Martin Seward, ‎vice president for small & medium enterprises at American Express Australia, said by sticking with tried and tested cash flow management methods, businesses are burning through available cash in the bank and limiting their room to drive forward strategic objectives.
“When credit is used to manage predictable cash flow, CFO can unlock hidden value in their business as well as ease the burden of cash flow management,” Mr Seward said.
“While cash flow management will always be a top priority for CFO in mid-sized Australian companies, the role of the modern CFO has evolved to become a key strategic lead within the business.
“In an increasingly competitive economy, the modern CFO cannot afford to miss business opportunities due to cash flow pressures nor expend all their energies pouring over the weekly ebb and flow of cash.”

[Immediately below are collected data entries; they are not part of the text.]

int32_t fx_conv_fwd(const p3d_conv_desc* d, const float* x, const float* w, const float* bias, float* y, void* workspace, size_t workspace_bytes,
                    const FxFuse* fuse, hipStream_t st) {
    const bool img = fuse && fuse->act_img;
    const bool masked = fuse && (fuse->pmask || fuse->emask);
    const bool infer = fuse && fuse->infer;
    const void* wimg = fuse ? fuse->wimg : nullptr;
    if (masked && (!fuse->emask || bias || (img ? fuse->pmask != nullptr : fuse->pmask == nullptr))) {
        set_error("fx_conv_fwd: the partial-convolution instances take the output factor, the input factor exactly for an fp32 operand, and no bias"); return P3D_EINVAL;
    }
    P3D_REQUIRE(!wimg || (d->c_offset == 0 && d->c_total == d->C), "fx_conv_fwd: a cached weight image with a channel window (c_offset %d, c_total %d, C %d)",
                d->c_offset, d->c_total, d->C);
    P3D_REQUIRE(!infer || (!masked && !fuse->partial && wimg), "fx_conv_fwd: the inference epilogue takes a cached folded weight image and no other fusion");
    P3D_REQUIRE(!(fuse && (fuse->res || fuse->relu)) || infer, "fx_conv_fwd: a residual / ReLU needs the inference epilogue");
    const size_t need = fx_fwd_workspace(d);
    if (need && (!workspace || workspace_bytes < need)) { set_error("fx_conv_fwd: workspace %zu B < required %zu B", workspace_bytes, need); return P3D_EWORKSPACE; }
    FxConvParams p{};
    p.X = x; p.Y = y; p.bias = bias;
    if (img) { p.Ximg = (const unsigned char*)fuse->act_img; p.plane_bytes = (size_t)d->N * d->C * d->H * d->W * 2; }
    p.N = d->N; p.Cred = d->C; p.Hi = d->H; p.Wi = d->W; p.M = d->K; p.OH = d->Ho; p.OW = d->Wo; p.NP = d->N * d->Ho * d->Wo;
    p.YH = d->Ho; p.YW = d->Wo; p.oy0 = 0; p.ox0 = 0; p.oys = 1; p.oxs = 1;
    p.R = d->R; p.S = d->S; p.nR = d->R; p.nS = d->S; p.ntap = d->R * d->S; p.r0 = 0; p.rstep = 1; p.s0 = 0; p.sstep = 1;
    p.hmul = d->stride; p.hoff = -d->pad; p.hstep = d->dil; p.wmul = d->stride; p.woff = -d->pad; p.wstep = d->dil;
    p.accumulate = d->accumulate;
    const int RS = d->R * d->S;
    char* ws = (char*)workspace;
    if (!wimg) {
        if (int32_t e = fx_build_weight_images(w, d->K, d->C, RS, ws, nullptr, st, d->c_total, d->c_offset)) return e;
        wimg = ws;
    }
    ws += align256(fx_weight_image_bytes(d->K, d->C, RS, false));
    p.Wimg = (const unsigned char*)wimg;
    int pro = 0, epi = 0;
    if (fuse) {
        if (fuse->partial) { epi = 1; p.partial = fuse->partial; }
        if (masked) { pro = img ? 0 : 4; epi = fuse->partial ? 5 : (img ? 7 : 4); p.pmask = fuse->pmask; p.emask = fuse->emask; }
        if (infer) { epi = 8; p.ep_res = fuse->res; p.ep_relu = fuse->relu; }
    }
    const int tiles_n = (int)ceil_div(p.NP, FX_BN);
    const FxSplit sp = fx_fwd_split(d);
    const int bm = fx16_bm(d->K, img, sp.splits > 1 ? 0 : pro, sp.splits > 1 ? 0 : epi);
    p.tiles_m = (int)ceil_div(d->K, bm ? bm : FX_BM);
    p.order = fx_conv_order(fx_weight_image_bytes(d->K, d->C, RS, false), p.tiles_m, tiles_n);
    p.tap_inner = img && RS > 1 && g_tap_inner_min > 0 && d->C >= g_tap_inner_min;
    if (sp.splits > 1) {
        p.kchunk = sp.kchunk; p.slab_stride = (size_t)d->N * d->K * d->Ho * d->Wo; p.Y = (float*)ws; p.bias = nullptr;
        const float* em = p.emask;
        p.emask = nullptr;
        fx_launch_conv(p, img, pro == 4 ? 4 : 0, 0, bm, dim3((unsigned)(p.tiles_m * tiles_n), (unsigned)sp.splits), st);
        fx_launch_reduce(epi, dim3((unsigned)d->K, (unsigned)(d->N < 16 ? d->N : 16)), st, (const float*)ws, y, bias, sp.splits, p.slab_stride, d->N, d->K,
                         d->Ho * d->Wo, d->accumulate, nullptr, nullptr, p.partial, em, p.ep_res, p.ep_relu);
    } else {
        fx_launch_conv(p, img, pro, epi, bm, dim3((unsigned)(p.tiles_m * tiles_n), 1), st);
    }
    return check_launch("fx_conv_fwd");
}

int32_t fx_conv_dgrad(const p3d_conv_desc* d, const float* dy, const float* w, float* dx, void* workspace, size_t workspace_bytes, const FxFuse* fuse,
                      hipStream_t st) {
    const bool img = fuse && fuse->act_img;
    const bool masked = fuse && (fuse->pmask || fuse->emask);
    const void* wimg = fuse ? fuse->wimg : nullptr;
    P3D_REQUIRE(!wimg || (d->c_offset == 0 && d->c_total == d->C), "fx_conv_dgrad: a cached weight image with a channel window (c_offset %d, c_total %d, C %d)",
                d->c_offset, d->c_total, d->C);
    if (masked && (!fuse->emask || (img ? fuse->pmask != nullptr : fuse->pmask == nullptr) || (!img && fuse->partial))) {
        set_error("fx_conv_dgrad: the partial-convolution instances take the result factor and the operand factor exactly for an fp32 operand"); return P3D_EINVAL;
    }
    const size_t need = fx_dgrad_workspace(d);
    if (need && (!workspace || workspace_bytes < need)) { set_error("fx_conv_dgrad: workspace %zu B < required %zu B", workspace_bytes, need); return P3D_EWORKSPACE; }
    if (fuse && fuse->acc_src && !(d->accumulate && fx_dgrad_accumulates_from_source(d))) {
        set_error("fx_conv_dgrad: an accumulation source needs accumulate = 1, stride 1 and an unsplit launch"); return P3D_EINVAL;
    }
    FxConvParams p{};
    p.X = dy; p.Y = dx;
    if (img) { p.Ximg = (const unsigned char*)fuse->act_img; p.plane_bytes = (size_t)d->N * d->K * d->Ho * d->Wo * 2; }
    p.N = d->N; p.Cred = d->K; p.Hi = d->Ho; p.Wi = d->Wo; p.M = d->C;
    p.YH = d->H; p.YW = d->W;
    p.R = d->R; p.S = d->S;
    p.accumulate = d->accumulate;
    const int RS = d->R * d->S;
    char* ws = (char*)workspace;
    if (!wimg) {
        if (int32_t e = fx_build_weight_images(w, d->K, d->C, RS, nullptr, ws, st, d->c_total, d->c_offset)) return e;
        wimg = ws;
    }
    ws += align256(fx_weight_image_bytes(d->K, d->C, RS, true));
    p.Wimg = (const unsigned char*)wimg;
    int pro = 0, epi = 0;
    if (fuse) {
        if (fuse->partial) { epi = 2; p.partial = fuse->partial; p.ep_c = fuse->ep_c; p.ep_tab = fuse->ep_tab; }
        if (masked) { pro = img ? 0 : 4; epi = fuse->partial ? 6 : (img ? 7 : 4); p.pmask = fuse->pmask; p.emask = fuse->emask; }
    }
    const bool dsplit = d->stride == 1 && fx_dgrad_split(d).splits > 1;
    static const int tap_inner_bwd = [] { const char* e = getenv("P3D_TAP_INNER_MIN_BWD"); return e ? atoi(e) : -1; }();
    const int ti_min = tap_inner_bwd >= 0 ? tap_inner_bwd : g_tap_inner_min;
    p.tap_inner = img && RS > 1 && ti_min > 0 && d->K >= ti_min;
    if (fuse && fuse->tail_c) {
        if (!(img && epi == 0 && pro == 0 && fx_dgrad_tail_applies(d) && fuse->tail_tab && fuse->tail_partial && (!fuse->tail_rc || fuse->tail_rtab))) {
            set_error("fx_conv_dgrad: the tail sums need an image-fed, dense, unsplit stride-1 data gradient without a BatchNorm epilogue (fx_dgrad_tail_applies)"); return P3D_EINVAL;
        }
        epi = 3;
        p.tail_c = fuse->tail_c; p.tail_tab = fuse->tail_tab; p.tail_rc = fuse->tail_rc; p.tail_rtab = fuse->tail_rtab; p.tail_mask = fuse->tail_mask; p.tail_partial = fuse->tail_partial;
    }
    const int bm = fx16_bm(d->C, img, dsplit ? 0 : pro, dsplit ? 0 : epi);
    p.tiles_m = (int)ceil_div(d->C, bm ? bm : FX_BM);
    if (d->stride == 1) {
        p.OH = d->H; p.OW = d->W; p.NP = d->N * d->H * d->W; p.oy0 = 0; p.ox0 = 0; p.oys = 1; p.oxs = 1;
        p.nR = d->R; p.nS = d->S; p.ntap = RS; p.r0 = 0; p.rstep = 1; p.s0 = 0; p.sstep = 1;
        p.hmul = 1; p.hoff = d->pad; p.hstep = -d->dil; p.wmul = 1; p.woff = d->pad; p.wstep = -d->dil;
        const int tiles_n = (int)ceil_div(p.NP, FX_BN);
        const FxSplit sp = fx_dgrad_split(d);
        p.order = fx_conv_order(fx_weight_image_bytes(d->K, d->C, RS, true), p.tiles_m, tiles_n);
        if (sp.splits > 1) {
            p.kchunk = sp.kchunk; p.slab_stride = (size_t)d->N * d->C * d->H * d->W; p.Y = (float*)ws;
            const float* em = p.emask;
            p.emask = nullptr;
            fx_launch_conv(p, img, pro == 4 ? 4 : 0, 0, bm, dim3((unsigned)(p.tiles_m * tiles_n), (unsigned)sp.splits), st);
            fx_launch_reduce(epi, dim3((unsigned)d->C, (unsigned)(d->N < 16 ? d->N : 16)), st, (const float*)ws, dx, nullptr, sp.splits, p.slab_stride, d->N, d->C,
                             d->H * d->W, d->accumulate, p.ep_c, p.ep_tab, p.partial, em);
        } else {
            if (fuse && fuse->acc_src && d->accumulate) { p.acc_src = fuse->acc_src; p.acc_mask = fuse->acc_mask; }
            fx_launch_conv(p, img, pro, epi, bm, dim3((unsigned)(p.tiles_m * tiles_n), 1), st);
        }
        return check_launch("fx_conv_dgrad");
    }
    if (epi != 0 && epi != 4 && epi != 7) { set_error("fx_conv_dgrad: the BatchNorm-backward epilogue is not available for strided data gradients"); return P3D_EINVAL; }
    const int st2 = d->stride;
    p.OH = d->H / st2; p.OW = d->W / st2; p.NP = d->N * p.OH * p.OW; p.oys = st2; p.oxs = st2;
    p.hmul = 1; p.wmul = 1;
    const int tiles_n = (int)ceil_div(p.NP, FX_BN);
    FxConvClass cls[4];
    int ncls = 0;
    for (int ph = 0; ph < st2; ++ph)
        for (int pw = 0; pw < st2; ++pw) {
            int nr = 0, ns = 0, r0 = -1, r1 = -1, q0 = -1, q1 = -1;
            for (int r = 0; r < d->R; ++r) { const int tt = ph + d->pad - r * d->dil; if (((tt % st2) + st2) % st2 == 0) { if (r0 < 0) r0 = r; else if (r1 < 0) r1 = r; ++nr; } }
            for (int s = 0; s < d->S; ++s) { const int tt = pw + d->pad - s * d->dil; if (((tt % st2) + st2) % st2 == 0) { if (q0 < 0) q0 = s; else if (q1 < 0) q1 = s; ++ns; } }
            if (nr == 0 || ns == 0) continue;
            FxConvParams c = p;
            c.nR = nr; c.nS = ns; c.ntap = nr * ns; c.r0 = r0; c.rstep = r1 < 0 ? 1 : r1 - r0; c.s0 = q0; c.sstep = q1 < 0 ? 1 : q1 - q0;
            const int th = ph + d->pad - r0 * d->dil, tw = pw + d->pad - q0 * d->dil;
            c.hoff = th >= 0 ? th / st2 : -((-th) / st2); c.hstep = -(c.rstep * d->dil) / st2;
            c.woff = tw >= 0 ? tw / st2 : -((-tw) / st2); c.wstep = -(c.sstep * d->dil) / st2;
            c.oy0 = ph; c.ox0 = pw;
            if (g_class_launches) { fx_launch_conv(c, img, pro, epi, bm, dim3((unsigned)(c.tiles_m * tiles_n), 1), st); continue; }
            cls[ncls++] = FxConvClass{c.nR, c.nS, c.ntap, c.r0, c.rstep, c.s0, c.sstep, c.hoff, c.hstep, c.woff, c.wstep, c.oy0, c.ox0};
        }
    if (ncls > 0) {
        for (int i = 1; i < ncls; ++i)
            for (int j = i; j > 0 && cls[j].ntap > cls[j - 1].ntap; --j) { const FxConvClass t = cls[j]; cls[j] = cls[j - 1]; cls[j - 1] = t; }
        p.ncls = ncls;
        for (int i = 0; i < ncls; ++i) p.cls[i] = cls[i];
        fx_launch_conv(p, img, pro, epi, bm, dim3((unsigned)(p.tiles_m * tiles_n), 1, (unsigned)ncls), st);
    }
    return check_launch("fx_conv_dgrad");
}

Effective cash flow can unlock additional funds to help logistics CFOs capitalise on business opportunities. With extended cash flow in the business, these CFOs said they would fund staff training (53%), hire staff (41%) or purchase new equipment (47%). Additionally, nearly one third of businesses (29%) would increase their investment in innovation and R&D.
“The benefits of using credit as a cash flow management tool are threefold – an extended interest free period delays upfront payment, keeping cash in the business for longer, while lining supplier payments up with statement cycles helps receivables arrive before expenses are due”, Mr Seward said.
“Thirdly, early payment discounts can be negotiated with suppliers by creating a history of reliable on-time payment.”